Dick Bourke of Scorebuddy shares his keys to measuring and improving contact centre performance.
Worldwide, only 67% of people believe that customer service, as a whole, is improving – according to Microsoft. This emphasises that customer service expectations are higher than ever.
However, it’s becoming increasingly difficult for call centres to meet those customer expectations. That’s why it’s never been more critical to improve your call centre performance.
Also, according to Bain & Company, a customer experience promoter has a lifetime value to a company that’s 600 to 1400% of that of a detractor, but developing promoters is not an easy task.
It takes consistent work to improve call centre management for optimised performance, and there are four steps to help you get there.
Measure and Track the Right Data to Optimise Call Centre Performance
The first step to optimising your call centre performance is to measure and track your progress. It’s essential that you quantitatively and qualitatively measure key performance indicators (KPIs) that can help fine-tune your efforts.
Your end goal should be to set milestones and track your momentum toward those milestones based on specific data points. The key is making sure you’re measuring the right data if you want to positively impact your call centre performance.
To help you get started, we’ve outlined some of the most significant call centre metrics below which impact performance.
1. Average Speed to Answer
This is the amount of time it takes for your call centre agents to answer a call. The lower the number, the better.
2. First Call Resolution Rate (FCR)
Customers who are satisfied during their first interaction with your business are more likely to become loyal customers and have a positive customer experience.
Your first call resolution rate illustrates how often a customer’s queries are satisfied during the first call.
3. Customer Satisfaction Rating (CSR)
CSR is typically a five-point scale with one being “very dissatisfied” and five being “very satisfied”. This critical metric tells your call centre agents how effectively they’ve helped a customer.
4. Auxiliary Time
This metric tells you how often an agent is unavailable to make or answer calls. The key is to set clear parameters and definitions for auxiliary time, so you know if your metric falls within or outside accepted standards.
5. Schedule Adherence
Are your agents doing the work they’re scheduled to do? Schedule adherence helps ensure your agents are productive, good at managing their time, and can effectively streamline tasks.
6. Number of Calls Until Resolution
This metric is as important to track as FCR, and can highlight how often you have repeat callers and the time it takes to finally resolve the issue.
According to SQM, customer satisfaction drops by 15% every time a customer has to call back about the same issue.
7. Active & Waiting Calls
These two metrics equate to the total amount of active calls and total number of callers sitting on hold. This tells you how busy your call centre is and the length of wait to help those customers. You’ll also want to track how long customers are kept on hold.
Invest in the Right QA Software
To help track all of these call centre metrics, you’ll want to invest in QA software that makes it easy to assess calls, track non-traditional metrics, and manage your entire call centre from a 360° perspective.

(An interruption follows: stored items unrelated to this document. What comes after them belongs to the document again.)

def split_images(t, M, K, nz, cols=None):
    training = _SPLIT_POLICY.get("mode", "eval") == "train"
    if SPLIT_CACHE in ("0", False) or (SPLIT_CACHE == "eval" and training):
        return None
    floor = SPLIT_CACHE_MIN_TILES if (SPLIT_CACHE == "eval" or (SPLIT_CACHE == "auto" and not training)) else 0
    if cols is not None and ((M + 127) // 128) * ((cols[1] + 127) // 128) * cols[0] * nz < floor:
        if t.data_ptr() in _SPLIT_IMG:
            _split_drop(t.data_ptr(), stamp=False)
        return None
    kind = _POLICY["kind"]
    ptr = t.data_ptr()
    e = _SPLIT_IMG.get(ptr)
    if e is not None:
        cur = _split_state(e)
        if cur is not None and cur == e.stamp and e.dims == (M, K, nz, kind):
            SPLIT_STATS["hits"] += 1
            return _p(e.images)
        if cur is None or e.dims != (M, K, nz, kind):
            _split_drop(ptr, stamp=False)
            e = None
    if e is None:
        owner = t if isinstance(t, torch.nn.Parameter) else (t._base if isinstance(t._base, torch.nn.Parameter) else None)
        if owner is None and _stamp_of(ptr) is None:
            SPLIT_STATS["uncached"] += 1
            return None
        if owner is not None and owner.data_ptr() != ptr:
            return None
        e = _SplitEntry()
        e.owner = weakref.ref(owner) if owner is not None else None
        e.tensor = None if owner is not None else t
        e.ptr, e.dims = ptr, (M, K, nz, kind)
        nb = lib.prn_split_images_bytes(M, K, nz)
        e.images = torch.empty(nb, device=t.device, dtype=torch.uint8)
        _SPLIT_IMG[ptr] = e
        _SPLIT_ITEMS[0] = None
        OPERAND_EPOCH[0] += 1
        if owner is not None:
            weakref.finalize(owner, lambda p=ptr, r=e: _split_drop(p) if _SPLIT_IMG.get(p) is r else None)
    check(lib.prn_split_prepare(ctypes.c_void_p(ptr), _p(e.images), M, K, nz, kind, _stream()), "prn_split_prepare")
    e.stamp = _split_state(e)
    SPLIT_STATS["cuts"] += 1
    if os.environ.get("PRN_SPLIT_DEBUG"):
        SPLIT_STATS.setdefault("who", {}).setdefault((M, K, nz, "param" if e.owner is not None else "derived"), []).append(SPLIT_STATS["refreshes"])
    return _p(e.images)


def split_images_ptr(t, M, K, nz, cols=None):
    r = split_images(t, M, K, nz, cols)
    return None if r is None else r.value


def split_refresh_all():
    if SPLIT_CACHE == "eval" or SPLIT_CACHE in ("0", False):
        return
    if _SPLIT_POLICY.get("mode", "eval") != "train":
        return
    dead = [p for p, e in _SPLIT_IMG.items() if _split_state(e) is None]
    for p in dead:
        _split_drop(p)
    if not _SPLIT_IMG:
        return
    kind = _POLICY["kind"]
    for e in [e for e in _SPLIT_IMG.values() if e.dims[3] != kind]:
        _split_drop(e.ptr, stamp=False)
    entries = list(_SPLIT_IMG.values())
    if not entries:
        return
    if _SPLIT_ITEMS[0] is None or _SPLIT_ITEMS[1] != [id(e) for e in entries]:
        items, blocks, rblocks = _prep_items(entries, entries[0].images.device)
        _SPLIT_ITEMS[0], _SPLIT_ITEMS[1], _SPLIT_ITEMS[2] = items, [id(e) for e in entries], (blocks, rblocks)
    check(lib.prn_split_prepare_batched(_p(_SPLIT_ITEMS[0]), len(entries), _SPLIT_ITEMS[2][0], _SPLIT_ITEMS[2][1], kind, _stream()), "prn_split_prepare_batched")
    for e in entries:
        e.stamp = _split_state(e)
    SPLIT_STATS["refreshes"] += 1


def conv_fwd_raw(x, w2d, bias, addend, M, K, stride, pad, Ho, Wo, mode=IN_ZERO, dil=1, epi=EPI_NONE, scatter2=None):
    B, C, H, W = x.shape
    if scatter2 is None:
        y = torch.empty(B, M, Ho, Wo, device=x.device, dtype=torch.float32)
        d_, ref, nbytes, _, _ = _desc(B, C, H, W, M, K, stride, pad, Ho, Wo, mode, dil, epi)
        wimg = split_images(w2d, M, C, 1, (B, Ho * Wo)) if (d_.kind >= 2 and K == 1 and stride == 1) else None
    else:
        wimg = None
        y = torch.zeros(B, M, scatter2[0], scatter2[1], device=x.device, dtype=torch.float32)
        _, ref, nbytes, _, _ = _desc(B, C, H, W, M, K, stride, pad, Ho, Wo, mode, dil, epi, 2, scatter2[0], scatter2[1])
    ws = torch.empty(nbytes // 4, device=x.device, dtype=torch.float32) if nbytes else None
    cnt = _counters(x.device) if (nbytes and FUSED_SPLIT_SUM) else None
    if profiling._enabled:
        kind = lib.prn_conv2d_kernel_kind(ref)
        direct = kind == 1
        split = kind >= 2
        nb_ = 4.0 * (x.numel() + w2d.numel() + y.numel() + (addend.numel() if addend is not None else 0))
        fl = 2.0 * M * C * K * K * B * Ho * Wo / (dil * dil)
        with profiling.span("conv3x3_direct" if direct else ("split_gemm_kernel" if split else "conv_igemm_kernel"), "hbm" if direct else "mfma",
                            nb_ if direct else (split_products() * fl if split else fl), ref=None if direct else fl, nbytes=nb_,
                            tag=None if direct else ("conv", C, H, W, M, K, stride, mode, dil, B)):
            check(lib.prn_conv2d_fwd_counted(ref, _p(x), _p(w2d), wimg, _p(bias), _p(addend), _p(y), _p(ws), _p(cnt), _stream(), 1), "prn_conv2d_fwd")
        if nbytes and kind != 2:
            with profiling.span("reduce_epilogue_kernel", "hbm", float(nbytes) + 4.0 * y.numel()):
                check(lib.prn_conv2d_fwd_counted(ref, _p(x), _p(w2d), wimg, _p(bias), _p(addend), _p(y), _p(ws), _p(cnt), _stream(), 2), "prn_conv2d_fwd")
    else:
        check(lib.prn_conv2d_fwd_counted(ref, _p(x), _p(w2d), wimg, _p(bias), _p(addend), _p(y), _p(ws), _p(cnt), _stream(), 0), "prn_conv2d_fwd")
    return y


def conv_wgrad_raw(x, dy, M, K, stride, pad, mode):
    B, C, H, W = x.shape
    if mode == IN_UP2_PHASE:
        Ho, Wo = 2 * H, 2 * W
        dw = torch.empty(4, M, C, 2, 2, device=x.device, dtype=torch.float32)
    else:
        Ho, Wo = dy.shape[2:]
        dw = torch.empty(M, C, K, K, device=x.device, dtype=torch.float32)
    _, ref, _, nbytes, _ = _desc(B, C, H, W, M, K, stride, pad, Ho, Wo, mode)
    ws = _wspace(nbytes, x.device)
    if profiling._enabled:
        wkind = lib.prn_conv2d_wgrad_kernel_kind(ref, 1)
        direct = wkind == 1
        fl_w = 2.0 * M * C * K * K * B * Ho * Wo
        with profiling.span("conv3x3_direct" if direct else ("wgrad16_kernel" if wkind == 2 else "conv_wgrad_kernel"), "hbm" if direct else "mfma",
                            4.0 * (x.numel() + dy.numel()) if direct else (split_products() * fl_w if wkind == 2 else fl_w), ref=None if direct else fl_w,
                            nbytes=4.0 * (x.numel() + dy.numel() + dw.numel()),
                            tag=None if direct else ("wgrad", C, H, W, M, K, stride, mode, 1, B)):
            check(lib.prn_conv2d_wgrad_phase(ref, _p(x), _p(dy), _p(dw), _p(ws), _stream(), 1), "prn_conv2d_wgrad")
        if nbytes:
            with profiling.span("reduce_splits_kernel", "hbm", float(nbytes) + 4.0 * dw.numel()):
                check(lib.prn_conv2d_wgrad_phase(ref, _p(x), _p(dy), _p(dw), _p(ws), _stream(), 2), "prn_conv2d_wgrad")
    else:
        check(lib.prn_conv2d_wgrad(ref, _p(x), _p(dy), _p(dw), _p(ws), _stream()), "prn_conv2d_wgrad")
    return dw


WGRAD_GROUP_MAX = 16


def conv_wgrad_grouped_raw(xs, dys, M, K, stride, pad, mode):
    G = len(xs)
    B, C, H, W = xs[0].shape
    Ho, Wo = dys[0].shape[2:]
    dev = xs[0].device
    _, ref, _, _, _ = _desc(B, C, H, W, M, K, stride, pad, Ho, Wo, mode)
    nbytes = lib.prn_conv2d_wgrad_grouped_ws_bytes(ref, G)
    if nbytes < 0:
        raise RuntimeError(lib.prn_last_error().decode())
    dw = torch.empty(G, M, C, K, K, device=dev, dtype=torch.float32)
    ws = _wspace(nbytes, dev)
    px = (ctypes.c_void_p * G)(*[t.data_ptr() for t in xs])
    pdy = (ctypes.c_void_p * G)(*[t.data_ptr() for t in dys])
    check(lib.prn_conv2d_wgrad_grouped(ref, G, px, pdy, _p(dw), _p(ws), _stream()), "prn_conv2d_wgrad_grouped")
    return dw


_FLIP_USED = set()


def flip_transpose(w):
    _FLIP_USED.add(w.data_ptr())
    e = _FLIPPED.get(w.data_ptr())
    if e is not None and tuple(t._version for t in e[0]) == e[1] and e[2].shape[1] == w.shape[0]:
        return e[2]
    M, C, KH, KW = w.shape
    wt = torch.empty(C, M, KH, KW, device=w.device, dtype=torch.float32)
    check(lib.prn_weight_flip_transpose(_p(w), _p(wt), M, C, KH, KW, _stream()), "prn_weight_flip_transpose")
    return wt
# ... 245 lines not shown
        dp = conv_fwd_raw(dy, wt, None, None, C, K, 1, 2, Hv + 2, Wv + 2)
        dx = torch.empty(B, C, H, W, device=dy.device, dtype=torch.float32)
        check(lib.prn_pad_fold(_p(dp), _p(dx), B, C, H, W, 1 if mode == IN_UP2_REFLECT else 0, _stream()), "prn_pad_fold")
        return dx if addend is None else dx + addend
    if stride == 1:
        return conv_fwd_raw(dy, wt, None, addend, C, K, 1, K - 1 - pad, H, W)
    if stride != 2:
        raise RuntimeError("conv dgrad: stride %d not implemented" % stride)
    if K == 1 and pad == 0 and addend is None:
        return conv_fwd_raw(dy, wt, None, None, C, 1, 1, 0, dy.shape[2], dy.shape[3], scatter2=(H, W))
    if K == 1 and pad == 0:
        return conv_fwd_raw(dy, wt, None, None, C, 1, 1, 0, dy.shape[2], dy.shape[3], scatter2=(H, W)) + addend
    return conv_fwd_raw(dy, wt, None, addend, C, K, 1, K - 1 - pad, H, W, IN_DILATED, 2)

The software should be easy to engage with agents and showcase the benefits of collaboration, transparency, and communication.
Also, it should enable you to make impactful, measurable changes in the call centre which consistently focuses on improving call centre performance.
The right QA software doesn’t just collect data; it helps you make sense of that data. It should highlight agent patterns and trends while helping you drill down into groups, teams, or into individual agent levels.
These tools should be able to compare performances between agents over time to highlight training gaps, so you’re consistently monitoring and implementing steps to improve quality.
Scorecards are one of the most valuable tools in your arsenal for monitoring your call centre performance and finding new ways to enhance customer experience.
When you implement agent scorecards, you give your company a way to assess every agent and customer interaction to ensure customer satisfaction.
The first step to a successful call centre scorecard system is defining your criteria. For example, you might consider scoring an agent’s problem-solving capabilities, compliance adherence, soft-skills, etiquette, script compliance, and follow-up skills.
Use your scorecard criteria to align with your KPIs, but keep it condensed to just 10 to 20 questions. Design the scorecard so that it is easy to interpret and it produces actionable insights instead of it resulting in an unnecessary exercise.
Finally, launch your new scorecard across your call centre and prepare to collect and analyse the results regularly. The goal of the scorecard should be to identify your agent and call centre strengths and weaknesses in order to make corrections as needed.
Invest in Training
In the end, you want to empower your call centre agents for success, and that means ongoing training. Utilise your data, QA software, and scorecards to produce a program that consistently reviews agent performance and provides insights, feedback and training on areas which require improvement.
Another benefit of agent training is a better understanding of your talent pool. The skills of each agent should quickly become evident, and that’s valuable information for call routing.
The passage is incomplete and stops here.